Goldman Sachs and Lehman Brothers began to partner together in bringing IPO's to the fore starting with United Cigar and Sears Roebuck, and most successfully with FW Woolworth and Co.
As the twentieth century progressed, first under Roosevelt, and then under Wilson, the excesses of the Gilded Age, which had built many Yankee and Jewish fortunes came under attack by the Progressives. Nonetheless, the Wall Streeters collaborated with the government in the creation of the Federal Reserve System and Paul Warburg was the first appointment to the Federal Reserve Board that Wilson made. WWI presented major conflicts for those who still identified as German, particularly Jacob Schiff and Henry Goldman. Czarist Russia on the side of the Allies was a particularly trying point for Schiff, who personally subscribed to loans supporting the German war effort. He also contributed generously to aid for Jews in the Eastern European war zones and in Palestine. As Wall Street began to finance the Allied effort, Schiff's insistence on neutrality hurt both Kuhn Loeb's reputation and profits. The firm fully supported the war after America joined the Allies, but it had lost, and would not recover, its preeminent position as one of the leading American investment banks. Similarly, Henry Goldman hurt his firm by doing business with the Central Powers early in the war. In 1917, Henry withdrew from Goldman Sachs. Many younger members of the Jewish families worked hard for the war effort; Herbert Lehman, Jimmy Warburg, and his cousin Freddy all were commissioned officers stationed stateside. Bobbie Lehman was an officer in France. Members of the different families were engaged in raising money for Liberty Bonds, and every conceivable relief group imaginable. The fragmented German-Jewish community had, in the end, supported the American effort.
"From the first moment of the 1920's an aura of angst and upheaval suffused American life." The US rejected the Versailles Treaty. Anti-semitism was on the rise and was led by one of America's most famous people. Henry Ford published 'The Protocols of the Elders of Zion,' and tried to tarnish Jacob Schiff as the man who brought Bolshevism to Russia by opposing the Czar. The US passed stringent anti-immigration laws because of the influx of Jews and Italians in the early 20th century. JP Morgan's headquarters were bombed, as was the home of the Attorney-General. The Red Scare ensued.

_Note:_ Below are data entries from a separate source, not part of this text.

# cheolwanpark/tiny-raytracer

Measured on AMD Instinct MI355X. Metric: Mray/s (primary+secondary), higher is better.
Workload: dtype f32; 1 GPU; cornell 2048x2048, depth 50, 256 spp per step (of 4096), streamed, reference-order BVH, seed 1; rays=160658711950, samples=22548578304, image_rows_per_gpu=2048, tuning=default, parallelism=single GPU, world_size=1, launched_by=plain

## Files before the change

### tiny-raytracer_amd/csrc/capi.hip

```cpp
#include <hip/hip_runtime.h>

#include <math.h>
#include <stdio.h>
#include <stdlib.h>
#include <string.h>

#include <algorithm>
#include <memory>
#include <mutex>
#include <new>
#include <string>
#include <thread>
#include <vector>

#include "axis_quads.h"
#include "nearest_first.h"
#include "flat_reuse.h"
#include "host_stage.h"
#include "kernels.h"
#include "scene.h"
#include "scene_adopt.h"
#include "scene_cache.h"
#include "scene_query.h"
#include "stream_plan.h"
// ... 29 lines not shown
        if (hipEventCreate(&ev) != hipSuccess) { (void)hipGetLastError(); return; }
        if (hipEventRecord(ev, stream) != hipSuccess) { (void)hipGetLastError(); (void)hipEventDestroy(ev); return; }
        t_open.ev = ev; t_open.stream = stream; t_open.device = dev; t_open.epoch = epoch;
        return;
    }
    if (!t_open.ev) return;
    TimingOpen o = t_open;
    t_open = TimingOpen{};
    hipEvent_t ev = nullptr;
    if (o.stream != stream || o.device != dev || o.epoch != epoch || hipEventCreate(&ev) != hipSuccess) {
        (void)hipGetLastError();
        (void)hipEventDestroy(o.ev);
        return;
    }
    if (hipEventRecord(ev, stream) != hipSuccess) { (void)hipGetLastError(); (void)hipEventDestroy(ev); (void)hipEventDestroy(o.ev); return; }
    std::lock_guard<std::mutex> lock(g_timing_mu);
    if (g_timing_on && g_timing_epoch == epoch) g_timing_pairs.push_back(TimingPair{o.ev, ev, dev});
    else { (void)hipEventDestroy(o.ev); (void)hipEventDestroy(ev); }
}
}

struct trt_scene {
    SceneHost host;
    FlatReuse flat_reuse{};
    std::vector<uint32_t> geo_index;
    SceneCache cache;
};

namespace {

thread_local std::string g_last_error;

int fail(int code, const std::string& msg) {
    g_last_error = msg;
    return code;
}
int fail_hip(hipError_t e, const char* what) {
    return fail(TRT_ERR_HIP, std::string(what) + ": " + hipGetErrorString(e));
}
#define TRT_HIP(call)                                        \
    do {                                                     \
        hipError_t e_ = (call);                              \
        if (e_ != hipSuccess) return fail_hip(e_, #call);    \
    } while (0)

struct Defaults {
    trt_tuning tuning;
    trt_scene_options scene;
    bool flat_reuse = true;
    bool axis_quads = true;
    bool nearest_first = true;
    uint32_t flat_literal = 2;
    bool flat_literal_test_fail = false;
};
const Defaults& defaults() {
    static const Defaults d = [] {
        Defaults x;
        x.tuning = tuning_builtin();
        x.scene = scene_options_builtin();
        auto env = [](const char* name) -> const char* { const char* e = getenv(name); return (e && *e) ? e : nullptr; };
        auto u32 = [&](const char* name, uint32_t& field) { if (const char* e = env(name)) field = (uint32_t)strtoul(e, nullptr, 10); };
        trt_tuning& t = x.tuning;
        u32("TRT_STREAM_MINW", t.stream_waves_per_simd); u32("TRT_BIG_THREADS", t.stream_big_threads); u32("TRT_STREAM_BATCH_SPP", t.stream_batch_spp);
        u32("TRT_RADIANCE_GB", t.radiance_gb); u32("TRT_LEAF_SLOTS", t.leaf_slots); u32("TRT_LDS_LEAF_STACK", t.lds_leaf_stack);
        u32("TRT_RAY_POOL", t.ray_pool); u32("TRT_STRAGGLERS", t.stragglers); u32("TRT_LDS_STRAGGLERS", t.lds_stragglers);
        u32("TRT_DUAL_WALK", t.dual_walk); u32("TRT_RUNTIME_WALK", t.runtime_walk); u32("TRT_XCD_REMAP", t.xcd_remap);
        u32("TRT_MINW", t.mega_waves_per_simd); u32("TRT_MEGA_THREADS", t.mega_threads); u32("TRT_MINW8", t.mega_global_waves8);
        u32("TRT_WF_MINW", t.wf_waves_per_simd); u32("TRT_WF_SERVE_MIN", t.wf_serve_min);
        trt_scene_options& o = x.scene;
        if (const char* e = env("TRT_CULL_PRUNE")) {
            const float v = (float)atof(e);
            if (v > 0.0f && v <= 1.0f) o.cull_prune = v;
        }
        if (const char* e = env("TRT_FLAT_WALK")) o.flat_walk = atoi(e) ? 1 : 0;
        if (const char* e = env("TRT_FLAT_REUSE")) x.flat_reuse = atoi(e) != 0;
        if (const char* e = env("TRT_AXIS_QUADS")) x.axis_quads = atoi(e) != 0;
        if (const char* e = env("TRT_NEAREST_FIRST")) x.nearest_first = atoi(e) != 0;
        if (const char* e = env("TRT_FLAT_LITERAL")) x.flat_literal = atoi(e) != 0 ? 1u : 0u;
        if (const char* e = env("TRT_FLAT_LITERAL_TEST_FAIL")) x.flat_literal_test_fail = atoi(e) != 0;
        if (const char* e = env("TRT_COMPACT_NODES")) o.compact_nodes = atoi(e) ? 1 : 0;
        if (const char* e = env("TRT_SCRATCH_CAP_MB")) o.scratch_cap_bytes = (uint64_t)strtoull(e, nullptr, 10) << 20;
        return x;
    }();
    return d;
}

[[maybe_unused]] const bool g_defaults_read_at_load = (defaults(), true);

int require_device() {
    int n = 0;
    hipError_t e = hipGetDeviceCount(&n);
    if (e != hipSuccess || n <= 0) {
        (void)hipGetLastError();
        return fail(TRT_ERR_NO_DEVICE, "no HIP device visible: libtinyrt has no CPU path, it needs a gfx950 GPU");
    }
    return TRT_OK;
}

int scene_on_device(trt_scene* s, SceneDev& out) {
    out.L = s->host.layout;
    return s->cache.on_device(SceneCache::PACKED_SCENE, s->host.blob.data(), s->host.layout.blob_bytes, "scene upload", out.blob);
}

void to_camera_dev(const trt_camera& c, CameraDev& d) {
    const trt_vec3* src[6] = {&c.position, &c.viewport_upper_left, &c.horizontal, &c.vertical, &c.defocus_disk_u, &c.defocus_disk_v};
    float* dst[6] = {d.pos, d.upper_left, d.horizontal, d.vertical, d.du, d.dv};
    for (int i = 0; i < 6; i++) { dst[i][0] = src[i]->x; dst[i][1] = src[i]->y; dst[i][2] = src[i]->z; }
    d.width = c.width;
    d.height = c.height;
}

int to_render_args(const trt_camera* cam, const trt_render_params* p, RenderArgs& ra, uint32_t& rows, trt_tuning& tn) {
    if (cam->width < 2 || cam->height < 2) return fail(TRT_ERR_INVALID_ARG, "camera width and height must be at least 2 (pointgen.rs:41-42 divides by width-1, height-1)");
    if (p->samples_per_pixel == 0) return fail(TRT_ERR_INVALID_ARG, "samples_per_pixel must be positive");
    uint32_t s1 = p->sample_end == 0 ? p->samples_per_pixel : p->sample_end;
    if (p->sample_begin > s1 || s1 > p->samples_per_pixel) return fail(TRT_ERR_INVALID_ARG, "sample range must satisfy begin <= end <= samples_per_pixel");
    if (p->backend > TRT_BACKEND_STREAMED) return fail(TRT_ERR_INVALID_ARG, "unknown backend");
    ra.background[0] = p->background.x; ra.background[1] = p->background.y; ra.background[2] = p->background.z;
    ra.inv_spp = 1.0f / (float)p->samples_per_pixel;
    ra.max_bounces = p->max_bounces;
    ra.seed_key = rng_seed_key(p->seed);
    ra.sample_begin = p->sample_begin;
    ra.sample_end = s1;
    ra.accumulate = p->accumulate ? 1u : 0u;
    if (p->band_rows == 0) {
        ra.band_rows = 0; ra.band_stride = 1; ra.band_offset = 0;
        rows = cam->height;
    } else {
        if (p->band_stride == 0 || p->band_offset >= p->band_stride) return fail(TRT_ERR_INVALID_ARG, "band_offset must be below band_stride");
        rows = p->rows_local;
        if (rows > 0) {
            uint32_t last = rows - 1;
// ... 39 lines not shown
    ra.flat_reuse = s->flat_reuse;
    const size_t bytes = (size_t)rows * cam->width * 3 * sizeof(float);
    if (rows == 0 || ra.sample_begin == ra.sample_end || ra.max_bounces == 0) {
        if (!ra.accumulate && bytes) TRT_HIP(hipMemsetAsync(d_accum, 0, bytes, stream));
        if (!ra.accumulate && bytes && d_moment2) TRT_HIP(hipMemsetAsync(d_moment2, 0, bytes, stream));
        return TRT_OK;
    }
    const bool wavefront = p->backend == TRT_BACKEND_WAVEFRONT;
    const bool streamed = p->backend == TRT_BACKEND_STREAMED || p->backend == TRT_BACKEND_AUTO;
    if (wavefront || streamed) {
        int dev = 0;
        TRT_HIP(hipGetDevice(&dev));
        Workspace* ws = nullptr;
        if (wavefront) {
            rc = s->cache.workspace_acquire(dev, wavefront_workspace_bytes(cam->width, rows), stream, &ws);
        } else {
            uint32_t samples = ra.sample_end - ra.sample_begin;
            const uint32_t full = streamed_chunk_spp(cam->width, rows, tn.radiance_gb);
            if (samples > full) samples = full;
            const uint32_t wanted = samples;
            const uint32_t short_samples = s->cache.short_samples(dev);
            if (short_samples != 0u && short_samples < samples) {
                const size_t idle = s->cache.idle_workspace_bytes(dev);
                size_t free_b = 0, total_b = 0;
                const bool known = hipMemGetInfo(&free_b, &total_b) == hipSuccess;
                (void)hipGetLastError();
                if (!known || free_b + idle < streamed_workspace_bytes(cam->width, rows, samples, tn.radiance_gb)) samples = short_samples;
            }
            bool trimmed = false;
            for (;;) {
                rc = s->cache.workspace_acquire(dev, streamed_workspace_bytes(cam->width, rows, samples, tn.radiance_gb), stream, &ws);
                if (rc != TRT_ERR_OOM) break;
                if (!trimmed) {
                    trimmed = true;
                    s->cache.trim(dev, 0);
                    continue;
                }
                if (samples <= 1u) break;
                samples = (samples + 1u) / 2u;
            }
            s->cache.set_short_samples(dev, (rc == TRT_OK && samples < wanted) ? samples : 0u);
        }
        if (rc != TRT_OK) return rc;
        LiteralRequest lit;
        const SceneLayout& L = s->host.layout;
        if (streamed && defaults().flat_literal != 0u && L.flat_walk != 0u && L.n_leaves > 0u &&
            s->host.blob.size() >= 16u * ((size_t)L.off_leaf_list + 2u * (size_t)L.n_leaves)) {
            lit.slot = s->cache.literal_kernel(dev);
            lit.leaf_list = s->host.blob.data() + 16u * (size_t)L.off_leaf_list;
            lit.n_leaves = L.n_leaves;
            const uint64_t call_samples = (uint64_t)cam->width * rows * (ra.sample_end - ra.sample_begin);
            lit.wanted = defaults().flat_literal == 1u || call_samples >= kLiteralAutoSamples;
            lit.empty_source = defaults().flat_literal_test_fail;
        }
        const LiteralScope lit_scope(lit.slot ? &lit : nullptr);
        hipError_t le;
        if (streamed && d_moment2) {
            le = launch_moments ? launch_moments(sc, cd, ra, tn, ws->ptr, ws->bytes, d_accum, d_moment2, reinterpret_cast<unsigned long long*>(d_counters),
                                                 p->collect_stats != 0, stream)
                                : hipErrorInvalidDeviceFunction;
        } else if (streamed) {
            le = launch_streamed(sc, cd, ra, tn, ws->ptr, ws->bytes, d_accum, reinterpret_cast<unsigned long long*>(d_counters), p->collect_stats != 0, stream);
        } else {
            le = launch_wavefront(sc, cd, ra, tn, ws->ptr, d_accum, reinterpret_cast<unsigned long long*>(d_counters), p->collect_stats != 0, stream);
        }
        rc = s->cache.workspace_release(dev, ws, stream);
        if (le != hipSuccess) return fail_hip(le, streamed ? "launch_streamed" : "launch_wavefront");
        return rc;
    }
    TRT_HIP(launch_megakernel(sc, cd, ra, tn, d_accum, reinterpret_cast<unsigned long long*>(d_counters), p->collect_stats != 0, stream));
    return TRT_OK;
}

void set_flat_reuse(trt_scene* s) {
    const SceneLayout& L = s->host.layout;
    const size_t end = 16u * ((size_t)L.off_leaf_list + 2u * (size_t)L.n_leaves);
    const bool have = L.flat_walk != 0u && L.n_leaves > 0u && s->host.blob.size() >= end;
    uint32_t m[3];
    flat_reuse_masks(have ? s->host.blob.data() + 16u * (size_t)L.off_leaf_list : nullptr, L.n_leaves, have && defaults().flat_reuse, m);
    const size_t qend = 16u * ((size_t)L.off_quad + 5u * (size_t)L.n_quads);
    const bool have_quads = have && L.n_quads > 0u && s->host.blob.size() >= qend;
    const uint32_t aq = axis_quads_flag(have_quads ? s->host.blob.data() + 16u * (size_t)L.off_quad : nullptr, L.n_quads, L.n_leaves, L.flat_walk != 0u,
                                        scene_mode(L) == 1, defaults().axis_quads);
    float planes[3];
    const uint32_t nf = nearest_first_flag(have ? s->host.blob.data() + 16u * (size_t)L.off_leaf_list : nullptr, L.n_leaves,
                                           have_quads ? s->host.blob.data() + 16u * (size_t)L.off_quad : nullptr, L.n_quads, L.n_spheres, aq,
                                           defaults().nearest_first, planes);
    s->flat_reuse = FlatReuse{m[0], m[1], m[2], aq, nf, planes[0], planes[1], planes[2]};
}

void set_geo_index(trt_scene* s) {
    const SceneLayout& L = s->host.layout;
    const std::vector<int32_t>& geo = s->host.reference.prim_geo;
    s->geo_index.assign((size_t)L.n_spheres + L.n_quads, 0xFFFFFFFFu);
    const size_t end = 16u * ((size_t)L.off_ref_nodes + 2u * (size_t)L.n_nodes);
    if (geo.size() < L.n_nodes || s->host.blob.size() < end) return;
    for (uint32_t i = 0; i < L.n_nodes; i++) {
        if (geo[i] < 0) continue;
        uint32_t link;
        memcpy(&link, s->host.blob.data() + 16u * ((size_t)L.off_ref_nodes + 2u * (size_t)i + 1u) + 12u, 4);
        const size_t slot = (size_t)(link & PRIM_INDEX_MASK) + ((link & PRIM_QUAD_BIT) ? L.n_spheres : 0u);
        if (!(link & NODE_INNER_BIT) && slot < s->geo_index.size()) s->geo_index[slot] = (uint32_t)geo[i];
    }
}

trt_scene* scene_from_host(SceneHost&& host, const trt_scene_options& opt) {
// ... 652 lines not shown
```

### tiny-raytracer_amd/csrc/flat_literal.h

```cpp
#pragma once

#include <stdint.h>
#include <stdio.h>
#include <string.h>

#include <string>

#include "flat_reuse.h"

namespace trt {

constexpr uint32_t kFlatLiteralMaxLeaves = 32u;

namespace flat_literal_detail {

inline void hex(std::string& s, uint32_t bits) {
    char b[16];
    snprintf(b, sizeof b, "0x%08x", bits);
    s += b;
}
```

Jacob Schiff died in September, 1920. Tens of thousands watched his casket travel from the synagogue to the cemetery. This is an excellent book and it's very enjoyable to know a bit more of the background of the names that have dominated both the financial services world and the city of New York. Jacob Schiff, a name I only learned a few months ago in a different book, was truly an extraordinary man whose generosity was astounding.